The first English translation of the Bodleian/Ethiopic manuscript was published in 1821 by Richard Laurence, titled The Book of Enoch, the prophet: an apocryphal production, supposed to have been lost for ages; but discovered at the close of the last century in Abyssinia; now first translated from an Ethiopic manuscript in the Bodleian Library. Oxford, 1821. Revised editions appeared in 1833, 1838, and 1842.
In 1838, Laurence also released the first Ethiopic text of 1 Enoch published in the West, under the title: Libri Enoch Prophetae Versio Aethiopica. The text, divided into 105 chapters, was soon considered unreliable as it was the transcription of a single Ethiopic manuscript.
In 1833, Professor Andreas Gottlieb Hoffmann of the University of Jena released a German translation, based on Laurence’s work, called Das Buch Henoch in vollständiger Uebersetzung, mit fortlaufendem Kommentar, ausführlicher Einleitung und erläuternden Excursen. Two other translations came out around the same time: one in 1836 called Enoch Restitutus, or an Attempt (Rev. Edward Murray) and one in 1840 called Prophetae veteres Pseudepigraphi, partim ex Abyssinico vel Hebraico sermonibus Latine bersi (A. F. Gfrörer). However, both are considered to be poor—the 1836 translation most of all—and is discussed in Hoffmann.
The first critical edition, based on five manuscripts, appeared in 1851 as Liber Henoch, Aethiopice, ad quinque codicum fidem editus, cum variis lectionibus, by August Dillmann. It was followed in 1853 by a German translation of the book by the same author with commentary titled Das Buch Henoch, übersetzt und erklärt. It was considered the standard edition of 1 Enoch until the work of Charles.
The generation of Enoch scholarship from 1890 to World War I was dominated by Robert Henry Charles. His 1893 translation and commentary of the Ethiopic text already represented an important advancement, as it was based on ten additional manuscripts.
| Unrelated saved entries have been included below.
@@ -593,6 +595,8 @@
   if (prm->n_tridiag) oc_iters = std::max(oc_iters, std::min(prm->max_tridiag_iter, fmi0 - 1));
   return std::max(1, oc_iters + 1);
 }
+
+static size_t oc_dbg_words(int64_t members) { return kOcDbgHead + (size_t)kOcDbgTimeline * (size_t)members; }
 
 constexpr size_t kCgTail = 1024;
 static int cg_layout(Arena& ar, const lo_op_desc* op, const lo_precond_desc* pre, bool pre_cb, const lo_cg_params* prm,
@@ -637,7 +641,8 @@
   dd.oc_init_conv = ar.take<int>(oc_n);
   dd.oc_ab = shp.has_ab ? ar.take<float>(2 * oc_n * oc_iters) : nullptr;
   dd.oc_maxoff = ar.take<int>((size_t)std::max(1, (int)prm->max_tridiag_iter) + 1);
-  dd.oc_dbg = ar.take<long long>(16);
+  dd.oc_dbg_members = (oc_shape && c == 1) ? B : 0;
+  dd.oc_dbg = ar.take<long long>(oc_dbg_words(dd.oc_dbg_members));
   dd.rs_ws = shp.rs_cols ? ar.take<double>(rspace_cols_ws_doubles(B, N, padded_rank(op->R), (int)c)) : nullptr;
   dd.ls_gbuf = shp.has_ls_gbuf
                    ? ar.take<unsigned long long>(lockstep_gbuf_bytes(32, 16) / sizeof(unsigned long long))
@@ -669,7 +674,7 @@
     const bool ls = env.ls_debug && B >= 8, oc = !ls && env.oc_debug && B >= 8;
     return {ls, oc, env.sc_debug, oc ? env.oc_member : (ls ? env.ls_member : 0)};
   }
-  int report_resident(const long long* dev) const {
+  int report_resident(const long long* dev, int64_t members) const {
     long long ts[12];
     if (ls) {
       LO_HIP_CHECK(hipMemcpy(ts, dev, 10 * sizeof(long long), hipMemcpyDeviceToHost));
@@ -684,6 +689,16 @@
                 ts[8], ts[9], ts[10]);
       fprintf(stderr, "onchip member0 (100 MHz ticks): load %lld init %lld iters %lld store %lld | wg-wait %lld publish %lld poll %lld\n",
               ts[1] - ts[0], ts[2] - ts[1], ts[3] - ts[2], ts[4] - ts[3], ts[5], ts[6], ts[7]);
+      if (members > 0) {
+        std::vector<long long> tl((size_t)kOcDbgTimeline * (size_t)members);
+        LO_HIP_CHECK(hipMemcpy(tl.data(), dev + kOcDbgHead, tl.size() * sizeof(long long), hipMemcpyDeviceToHost));
+        for (int64_t m = 0; m < members; ++m) {
+          const long long* w = tl.data() + (size_t)kOcDbgTimeline * (size_t)m;
+          if (w[0])
+            fprintf(stderr, "rs3-timeline member %lld group %lld stamps %lld %lld %lld %lld %lld\n", (long long)m, w[0] - 1, w[1],
+                    w[2], w[3], w[4], w[5]);
+        }
+      }
     }
     return LO_OK;
   }
@@ -843,7 +858,7 @@
     rc = cg_global_check(s);
     if (rc) return rc;
   }
-  rc = s.dbg.report_resident(d.oc_dbg);
+  rc = s.dbg.report_resident(d.oc_dbg, d.oc_dbg_members);
   if (rc) return rc;
   if (h.oc_err == 0 && lean && h.rs_redo && tls_rspace_diag_ran && !dense) {
     *next = OcNext::kRedoDense;
@@ -903,12 +918,12 @@
   a.resid_rec = d.oc_resid; a.init_conv = d.oc_init_conv; a.err = d.oc_err;
   a.allow_l2_handoff = onchip_l2_handoff_allowed();
   a.prefetch = 1;
-  a.dbg = nullptr; a.dbg_member = s.dbg.member;
+  a.dbg = nullptr; a.dbg_member = s.dbg.member; a.dbg_timeline = d.oc_dbg_members;
   const bool injected = attempt == 0 && resident_take_injection();
   const bool inject = s.sw.oc_test_fallback || injected;
   s.owned_launch = 0;
   if (inject && s.ws_cleared) LO_HIP_CHECK(hipMemsetAsync(d.oc_err, 1, 1, st));
-  if (s.dbg.oc || s.dbg.ls) LO_HIP_CHECK(hipMemsetAsync(d.oc_dbg, 0, 16 * sizeof(long long), st));
+  if (s.dbg.oc || s.dbg.ls) LO_HIP_CHECK(hipMemsetAsync(d.oc_dbg, 0, oc_dbg_words(d.oc_dbg_members) * sizeof(long long), st));
   int rc = LO_OK; int ls = ex.lockstep_cols;
   bool rs_cols_ran = false;
   unsigned close_ticket = 0;
diff --git a/linear_operator_amd/csrc/lo_cg_onchip.h b/linear_operator_amd/csrc/lo_cg_onchip.h
--- a/linear_operator_amd/csrc/lo_cg_onchip.h
+++ b/linear_operator_amd/csrc/lo_cg_onchip.h
@@ -52,7 +52,10 @@
   int close_floor_ok;
   long long* dbg;
   int dbg_member;
+  int64_t dbg_timeline;
 };
+constexpr int kOcDbgHead = 16;
+constexpr int kOcDbgTimeline = 6;
 
 int onchip4_launch(int RC, int RK, const OnchipArgs& a, int nwg, hipStream_t st);
 int onchip5_launch(int RC, const OnchipArgs& a, int nwg, hipStream_t st);
diff --git a/linear_operator_amd/csrc/lo_rspace3.hip b/linear_operator_amd/csrc/lo_rspace3.hip
--- a/linear_operator_amd/csrc/lo_rspace3.hip
+++ b/linear_operator_amd/csrc/lo_rspace3.hip
@@ -65,6 +65,69 @@
   } else {
     return halve_pair_d<1>(p[0], p[1], lane);
   }
+}
+
+__device__ __forceinline__ double pick_d(double v, int ln) {
+  return mk_d((unsigned)__builtin_amdgcn_readlane((int)lo_w(v), ln), (unsigned)__builtin_amdgcn_readlane((int)hi_w(v), ln));
+}
+
+template <int NH>
+__device__ __forceinline__ double half_row_dot_d(const double* mrow, const double* vec) {
+  double a0_ = 0.0, a1_ = 0.0;
+#pragma unroll
+  for (int q = 0; q < NH; q += 2) {
+    const double2 xa = *reinterpret_cast<const double2*>(mrow + q);
+    const double2 xx = *reinterpret_cast<const double2*>(vec + q);
+    a0_ = fma(xa.x, xx.x, a0_);
+    a1_ = fma(xa.y, xx.y, a1_);
+  }
+  double lo_, up_;
+  halves_d(a0_ + a1_, lo_, up_);
+  return lo_ + up_;
+}
+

In 1906 R.H. Charles published a new critical edition of the Ethiopic text, using 23 Ethiopic manuscripts and all available sources at his time. The English translation of the reconstructed text appeared in 1912, and the same year in his collection of The Apocrypha and Pseudepigrapha of the Old Testament.
The publication, in the early 1950s, of the first Aramaic fragments of 1 Enoch among the Dead Sea Scrolls profoundly changed the study of the document, as it provided evidence of its antiquity and original text. The official edition of all Enoch fragments appeared in 1976, by Jozef Milik.
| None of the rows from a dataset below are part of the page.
# KerkDovan/univer-ocr

Measured on AMD Instinct MI355X. Metric: document-images/sec (fwd+bwd) on 256x512 synthetic pages, higher is better.
Workload: dtype f32; 1 GPU; BASELINE configs[2]: my_model train step (fwd+loss+bwd+L2+SGD) of Monochrome+Paragraph+Line on (32,256,512,1) pages and Char on (32,32,64,1) line strips per GPU; batch_per_gpu=32, global_batch=32, optimizer=sgd, parallelism=dp1, h2d_inclusive=False, input_grads=True, hip_graphs=True, pipelined_lanes=True, hw_queues=4

## Files before the change

### include/univer_hip.h

```cpp
#ifndef UNIVER_HIP_H
#define UNIVER_HIP_H

#include <stddef.h>
#include <stdint.h>

#ifdef __cplusplus
extern "C" {
#endif

#define UOCR_ABI_VERSION 4

typedef struct uocr_ctx uocr_ctx;

enum { UOCR_F32 = 0, UOCR_F64 = 1, UOCR_F16 = 2 };
#define UOCR_F16_SCALED(k) (UOCR_F16 | ((k) << 8))
#define UOCR_DTYPE_BASE(dtype) ((dtype) & 0xff)
#define UOCR_DTYPE_GRAD_SCALE_LOG2(dtype) (((dtype) >> 8) & 0xff)
enum { UOCR_ACT_NONE = 0, UOCR_ACT_RELU = 1, UOCR_ACT_LEAKY = 2, UOCR_ACT_SIGMOID = 3 };
enum { UOCR_LOSS_DICE = 0, UOCR_LOSS_JACCARD = 1 };
enum {
    UOCR_OK = 0,
    UOCR_ERR_ARG = -1,
    UOCR_ERR_DTYPE = -2,
    UOCR_ERR_HIP = -3,
    UOCR_ERR_WORKSPACE = -4,
    UOCR_ERR_UNSUPPORTED = -5,
    UOCR_ERR_RCCL = -6
};

int uocr_abi_version(void);
int uocr_ctx_create(int device, size_t workspace_bytes, uocr_ctx** out);
int uocr_ctx_create_cu_mask(int device, size_t workspace_bytes, const uint32_t* cu_mask, int mask_words, uocr_ctx** out);
int uocr_ctx_destroy(uocr_ctx* ctx);
int uocr_ctx_set_stream(uocr_ctx* ctx, void* hip_stream);
void* uocr_ctx_get_stream(uocr_ctx* ctx);
int uocr_ctx_set_option(uocr_ctx* ctx, const char* key, int value);
int uocr_ctx_last_split(uocr_ctx* ctx, int* blocks, long long* items);
int uocr_ctx_last_gemm(uocr_ctx* ctx, int* bm, int* gm, int* gn, int* nsplit);
int uocr_ctx_last_gemm_group(uocr_ctx* ctx, int* problems, int* split_problems);
int uocr_ctx_last_pair(uocr_ctx* ctx, int* kernel, int* g, int* mode, int* pf, int* nw, int* blocks_x, int* bands,
                       int* band_h);
enum {
    UOCR_CONV_NONE = 0,
    UOCR_CONV_GENERIC = 1,
    UOCR_CONV_MFMA = 2,
    UOCR_CONV_H16 = 3,
    UOCR_CONV_H16_WGRAD = 4,
    UOCR_CONV_H16_WGRAD_S2 = 5,
    UOCR_CONV_T32 = 6,
    UOCR_CONV_T32_WGRAD = 7,
    UOCR_CONV_H3 = 8,
    UOCR_CONV_TILED = 9,
    UOCR_CONV_C16_EXPAND = 10,
    UOCR_CONV_C16_REDUCE = 11,
    UOCR_CONV_C16_WGRAD = 12,
    UOCR_CONV_DGRAD_S2 = 13,
    UOCR_CONV_DGRAD_C64S2 = 14,
    UOCR_CONV_WGRAD_T542 = 15,
    UOCR_CONV_WGRAD_S2_TILED = 16,
    UOCR_CONV_TABLE_FAST = 17,
    UOCR_CONV_TABLE_PX = 18
};
int uocr_ctx_last_conv(uocr_ctx* ctx, int* entry, int* kernel);
int uocr_ctx_reserve_workspace(uocr_ctx* ctx, size_t bytes);
const char* uocr_last_error(uocr_ctx* ctx);
int uocr_malloc(uocr_ctx* ctx, size_t bytes, void** out);
int uocr_free(uocr_ctx* ctx, void* ptr);
int uocr_memset_zero(uocr_ctx* ctx, void* ptr, size_t bytes);
int uocr_h2d(uocr_ctx* ctx, void* dst, const void* src_host, size_t bytes);
int uocr_d2h_sync(uocr_ctx* ctx, void* dst_host, const void* src, size_t bytes);
int uocr_d2d(uocr_ctx* ctx, void* dst, const void* src, size_t bytes);
int uocr_stream_sync(uocr_ctx* ctx);
int uocr_event_create(void** out_event);
int uocr_event_destroy(void* event);
int uocr_event_record(uocr_ctx* ctx, void* event);
int uocr_stream_wait_event(uocr_ctx* ctx, void* event);
int uocr_event_elapsed_ms_sync(void* start, void* stop, float* out_ms);
int uocr_event_synchronize(void* event);
int uocr_graph_begin_capture(uocr_ctx* ctx);
int uocr_graph_end_capture(uocr_ctx* ctx, void** out_graph_exec);
int uocr_graph_launch(uocr_ctx* ctx, void* graph_exec);
int uocr_graph_destroy(void* graph_exec);
int uocr_ctx_set_loss_snapshot(uocr_ctx* ctx, const double* slots, int count, double* ring, int ring_len,
                               unsigned* counter);
int uocr_wgrad_defer_begin(uocr_ctx* ctx);
int uocr_wgrad_defer_flush(uocr_ctx* ctx, int keep_open);
int uocr_device_info(uocr_ctx* ctx, char* name_out, size_t name_cap, int* cu_count, size_t* hbm_bytes);

int uocr_conv2d_fwd(uocr_ctx* ctx, int dtype, const void* x, const void* w, const void* b, void* y,
                    int n, int h, int wd, int cin, int cout, int kh, int kw, int sh, int sw,
                    int ph, int pw, int oh, int ow, double pad_value, int use_bias,
                    int act, double act_alpha);
int uocr_conv2d_bwd_data(uocr_ctx* ctx, int dtype, const void* dy, const void* w, void* dx,
                         int n, int h, int wd, int cin, int cout, int kh, int kw, int sh, int sw,
                         int ph, int pw, int oh, int ow,
                         const void* x_act, int act, double act_alpha);
int uocr_conv2d_bwd_weight(uocr_ctx* ctx, int dtype, const void* x, const void* dy, void* dw, void* db,
                           int n, int h, int wd, int cin, int cout, int kh, int kw, int sh, int sw,
                           int ph, int pw, int oh, int ow, double pad_value, int use_bias,
                           int accumulate);

int uocr_conv_pair_fwd(uocr_ctx* ctx, int dtype, const void* x, const void* w1, const void* b1,
                       const void* w2, const void* b2, void* y, int n, int h, int wd, int cmid,
                       double pad_value1, int use_bias1, int use_bias2, double alpha1, int act2);
int uocr_conv_pair_bwd(uocr_ctx* ctx, int dtype, const void* x, const void* y, const void* dy,
                       const void* w1, const void* b1, const void* w2, void* dw1, void* db1, void* dw2,
                       void* db2, void* dx, int n, int h, int wd, int cmid, double pad_value1,
                       int use_bias1, int use_bias2, double alpha1, int act2, int accumulate);

int uocr_upconv2x_fwd(uocr_ctx* ctx, int dtype, const void* x_low, const void* w, const void* b, void* y,
                      int n, int hl, int wl, int cin, int cout, int kh, int kw, int ph, int pw,
                      int use_bias, int act, double act_alpha, void* weff);
int uocr_upconv2x_bwd_data(uocr_ctx* ctx, int dtype, const void* dy, const void* w, void* dx_low,
                           int n, int hl, int wl, int cin, int cout, int kh, int kw, int ph, int pw,
                           const void* x_act, int act, double act_alpha, const void* weff);
int uocr_upconv2x_bwd_weight(uocr_ctx* ctx, int dtype, const void* x_low, const void* dy, void* dw, void* db,
                             int n, int hl, int wl, int cin, int cout, int kh, int kw, int ph, int pw,
                             int use_bias, int accumulate);

int uocr_maxpool2d_fwd(uocr_ctx* ctx, int dtype, const void* x, void* y, uint8_t* mask,
                       int n, int h, int wd, int c, int kh, int kw, int sh, int sw, int ph, int pw,
                       int oh, int ow);
int uocr_maxpool2d_bwd(uocr_ctx* ctx, int dtype, const void* dy, const uint8_t* mask, void* dx,
                       int n, int h, int wd, int c, int kh, int kw, int sh, int sw, int ph, int pw,
                       int oh, int ow);

int uocr_upsample2d_fwd(uocr_ctx* ctx, int dtype, const void* x, void* y,
                        int n, int h, int wd, int c, int sy, int sx);
int uocr_upsample2d_bwd(uocr_ctx* ctx, int dtype, const void* dy, void* dx,
                        int n, int h, int wd, int c, int sy, int sx);

int uocr_act_fwd(uocr_ctx* ctx, int dtype, int kind, double alpha, const void* x, void* y, size_t count);
int uocr_act_bwd(uocr_ctx* ctx, int dtype, int kind, double alpha, const void* x, const void* dy,
                 void* dx, size_t count);

int uocr_act_bwd_from_output(uocr_ctx* ctx, int dtype, int kind, double alpha, const void* y, const void* dy,
                             void* dx, size_t count);

int uocr_dense_fwd(uocr_ctx* ctx, int dtype, const void* x, const void* w, void* y,
                   int m, int n_in, int n_out);
int uocr_dense_bwd(uocr_ctx* ctx, int dtype, const void* x, const void* w, const void* dy,
                   void* dx, void* dw, int m, int n_in, int n_out, int accumulate);
int uocr_dense_fwd_act(uocr_ctx* ctx, int dtype, const void* x, const void* w, void* y,
                       int m, int n_in, int n_out, int act, double act_alpha);
int uocr_dense_bwd_act(uocr_ctx* ctx, int dtype, const void* x, const void* w, const void* dy,
                       void* dx, void* dw, int m, int n_in, int n_out, int accumulate,
// ... 118 lines not shown
```

### univer-ocr_amd/csrc/conv_api.hip

```cpp
#include "conv_dims.h"

namespace {

int check_dims(uocr_ctx* ctx, const ConvDims& d) {
    UOCR_REQUIRE(ctx, d.n > 0 && d.h > 0 && d.w > 0 && d.cin > 0 && d.cout > 0);
    UOCR_REQUIRE(ctx, d.kh > 0 && d.kw > 0 && d.sh > 0 && d.sw > 0 && d.ph >= 0 && d.pw >= 0);
    UOCR_REQUIRE(ctx, d.oh > 0 && d.ow > 0);
    UOCR_REQUIRE(ctx, (d.oh - 1) * d.sh + d.kh <= d.h + 2 * d.ph);
    UOCR_REQUIRE(ctx, (d.ow - 1) * d.sw + d.kw <= d.w + 2 * d.pw);
    return UOCR_OK;
}

constexpr ConvRow<ConvFwd> FWD_ROWS[] = {
    {UOCR_CONV_H16, uocr_conv_h16_takes, uocr_conv_h16_run},
    {UOCR_CONV_T32, uocr_conv_t32_takes, uocr_conv_t32_run},
    {UOCR_CONV_H3, uocr_conv_h3_takes, uocr_conv_h3_run},
    {UOCR_CONV_TILED, uocr_conv_tiled_takes, uocr_conv_tiled_run},
    {CONV_NOT_NOTED, uocr_conv_fast_takes, uocr_conv_fast_run},
    {UOCR_CONV_MFMA, uocr_conv_mfma_takes, uocr_conv_mfma_run},
    {UOCR_CONV_GENERIC, uocr_conv_any_takes, uocr_conv_generic_run},
};
constexpr ConvRow<ConvDgrad> DGRAD_ROWS[] = {
    {UOCR_CONV_H16, uocr_conv_h16_takes, uocr_conv_h16_run},
    {UOCR_CONV_T32, uocr_conv_t32_takes, uocr_conv_t32_run},
    {CONV_NOT_NOTED, uocr_conv_fast_takes, uocr_conv_fast_run},
    {UOCR_CONV_MFMA, uocr_conv_mfma_takes, uocr_conv_mfma_run},
    {UOCR_CONV_GENERIC, uocr_conv_any_takes, uocr_conv_generic_run},
};
constexpr ConvRow<ConvWgrad> WGRAD_ROWS[] = {
    {UOCR_CONV_H16_WGRAD, uocr_conv_h16_takes, uocr_conv_h16_run},
    {UOCR_CONV_T32_WGRAD, uocr_conv_t32_takes, uocr_conv_t32_run},
    {UOCR_CONV_H16_WGRAD_S2, uocr_conv_h16_s2_takes, uocr_conv_h16_s2_run},
    {CONV_NOT_NOTED, uocr_conv_fast_takes, uocr_conv_fast_run},
    {UOCR_CONV_MFMA, uocr_conv_mfma_takes, uocr_conv_mfma_run},
    {UOCR_CONV_GENERIC, uocr_conv_any_takes, uocr_conv_generic_run},
};

}
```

The renewed interest in 1 Enoch spawned a number of other translations: in Hebrew (A. Kahana, 1956), Danish (Hammershaimb, 1956), Italian (Fusella, 1981), Spanish (1982), French (Caquot, 1984) and other modern languages. In 1978 a new edition of the Ethiopic text was edited by Michael Knibb, with an English translation, while a new commentary appeared in 1985 by Matthew Black.
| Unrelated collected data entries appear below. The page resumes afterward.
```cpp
template <class C>
static hipError_t msm_launch_impl(hipStream_t stream, MsmWorkspace& ws, const uint32_t* d_bases, const uint32_t* d_scalars, size_t n,
                                  int scalars_mont, int c_override, void* pinned_dst, MsmPlan* plan_out, hipEvent_t* ev, int split_ones,
                                  const BaseTables* tb, const MsmRowGroup* rg) {
  MsmShape sh;
  MsmGroupDesc gd;
  if (rg) { gd.grouped = true; gd.G = rg->G; gd.n_extra = rg->n_extra; }
  const int rc = msm_shape(sh, n, C::Scalar::Params::BITS, c_override, split_ones, msm_table_desc(tb), gd, msm_tuning(), msm_no_small());
  if (rc != MSM_SHAPE_OK) return rc == MSM_SHAPE_NOT_SUPPORTED ? hipErrorNotSupported : hipErrorInvalidValue;
  *plan_out = sh.plan;
  if (sh.path == MSM_PATH_LARGE && sh.plan.tabled) d_bases = tb->d + (size_t)AFFINE_WORDS * tb->offset;
  const MsmCall a{stream, ws, d_bases, d_scalars, n, scalars_mont, msm_tuning().signed_scalars, split_ones, reinterpret_cast<uint32_t*>(pinned_dst), ev, tb, rg};
  switch (sh.path) {
    case MSM_PATH_FIXED: return launch_fixed<C>(a, sh);
    case MSM_PATH_SMALL: return launch_small<C>(a, sh, msm_small_sum_kernel());
    default: return launch_large<C>(a, sh);
  }
}

template <class C>
hipError_t msm_launch(hipStream_t stream, MsmWorkspace& ws, const uint32_t* d_bases, const uint32_t* d_scalars, size_t n,
                      int scalars_mont, int c_override, void* pinned_dst, MsmPlan* plan_out, hipEvent_t* ev, int split_ones,
                      const BaseTables* tb) {
// ... 113 lines not shown
```

vimz_amd/csrc/msm_shape.hpp:

```cpp
#pragma once
#include <cstdint>
#include <cstddef>
#include <algorithm>

namespace vz {

constexpr int MSM_SUB = 16;
constexpr int MSM_MAX_WINDOWS = 96;
constexpr uint32_t MSM_VWIN = 1024;
constexpr uint32_t MSM_ROWS_MAX = 16;

struct MsmPlan {
  int c;
  int K;
  uint32_t nbw;
  uint32_t nb;
  int split_ones;
  int tabled;
};

constexpr int SMALL_C = 7;
constexpr uint32_t SMALL_CHUNK = 1536, SMALL_MAXQ = 32;
constexpr uint32_t SMALL_NBW = 1u << (SMALL_C - 1);
constexpr size_t MSM_SMALL_MAX = (size_t)SMALL_CHUNK * 20;
static_assert(MSM_SMALL_MAX <= (size_t)SMALL_CHUNK * SMALL_MAXQ, "chunk results of a window fit the workspace");
constexpr uint32_t FIXED_PER_THREAD = 4, FIXED_CHUNK = 256 * FIXED_PER_THREAD;
constexpr uint32_t SORT_BLOCKS = 256;
constexpr uint32_t MSM_TOTALS_WORDS = 16, MSM_HEAVY_CAP = 65536, MSM_HEAVY_DONE_WORDS = 1024;
constexpr uint32_t MSM_HEAVY_SCRATCH_POINTS = 1024 * 32;

static inline MsmPlan msm_plan(size_t n, int scalar_bits, int c_override) {
  MsmPlan p;
  p.split_ones = 0; p.tabled = 0;
  int c = c_override;
  if (c <= 0) {
    c = n >= (1u << 15) ? 11 : n >= (1u << 12) ? 9 : n >= 256 ? 7 : 5;
  }
  p.c = c;
  p.K = (scalar_bits + 1 + c - 1) / c;
  p.nbw = 1u << (c - 1);
  p.nb = p.nbw * (uint32_t)p.K;
  return p;
}

static inline uint32_t msm_vwin(const MsmPlan& p) { return std::min<uint32_t>(p.nbw, MSM_VWIN); }
static inline int msm_vwindows(const MsmPlan& p) { return (int)(p.nbw / msm_vwin(p)); }
static inline uint32_t msm_plane_bits(const MsmPlan& p) { uint32_t P = 0; while ((1u << P) < p.nbw) P++; return P; }
static inline bool msm_plane_shape(uint32_t nbw, uint32_t& Pl, uint32_t& Gp) {
  Pl = 0; while ((1u << Pl) < nbw) Pl++;
  Gp = std::min<uint32_t>(16u, nbw / 1024u);
  while (Gp > 1 && (Pl + 2) * Gp > 256) Gp >>= 1;
  return nbw >= 1024 && (1u << Pl) == nbw && (Pl + 2) * Gp <= 256 && (int)Pl + 2 + 1 <= MSM_MAX_WINDOWS;
}
static inline int msm_kout(const MsmPlan& p) { return p.tabled == 4 ? (int)msm_plane_bits(p) + 2 : p.tabled == 1 ? 2 * msm_vwindows(p) : p.K; }
static inline int msm_sums_out(const MsmPlan& p) { return msm_kout(p) + (p.split_ones ? 1 : 0); }

struct MsmTuning { int sort_blocks = 0, combine_lane_bits = -1, ones_dense = 1, reduce_planes = 0, signed_scalars = 1; };
struct MsmTableDesc { bool present = false; int c = 0, K = 0, own = 0; bool mult = false; size_t n_total = 0; };
struct MsmGroupDesc { bool grouped = false; uint32_t G = 1, n_extra = 0; };

enum MsmPath { MSM_PATH_FIXED, MSM_PATH_SMALL, MSM_PATH_LARGE };
enum { MSM_SHAPE_OK = 0, MSM_SHAPE_INVALID = 1, MSM_SHAPE_NOT_SUPPORTED = 2  };

struct MsmShape {
  MsmPath path = MSM_PATH_LARGE;
  MsmPlan plan = {};
  uint32_t Q = 0, chunk = 0, Qf = 0;
  bool lds_sort = false;
  bool own = false;
  bool shared = false;
  bool planes = false;
  uint32_t sub = 0;
  size_t entries = 0, max_subs = 0;
  uint32_t sort_blocks = 0, lane_bits = 0, heavy_min = 0;
  uint32_t bstride = 0 , pstride = 0 ;
  uint32_t vw = 0; int V = 0;
  uint32_t Pl = 0, Gp = 0;
  int kout = 0;
};
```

In 2001 George W.E. Nickelsburg published the first volume of a comprehensive commentary on 1 Enoch in the Hermeneia series. Since the year 2000, the Enoch seminar has devoted several meetings to the Enoch literature and has become the center of a lively debate concerning the hypothesis that the Enoch literature attests the presence of an autonomous non-Mosaic tradition of dissent in Second Temple Judaism.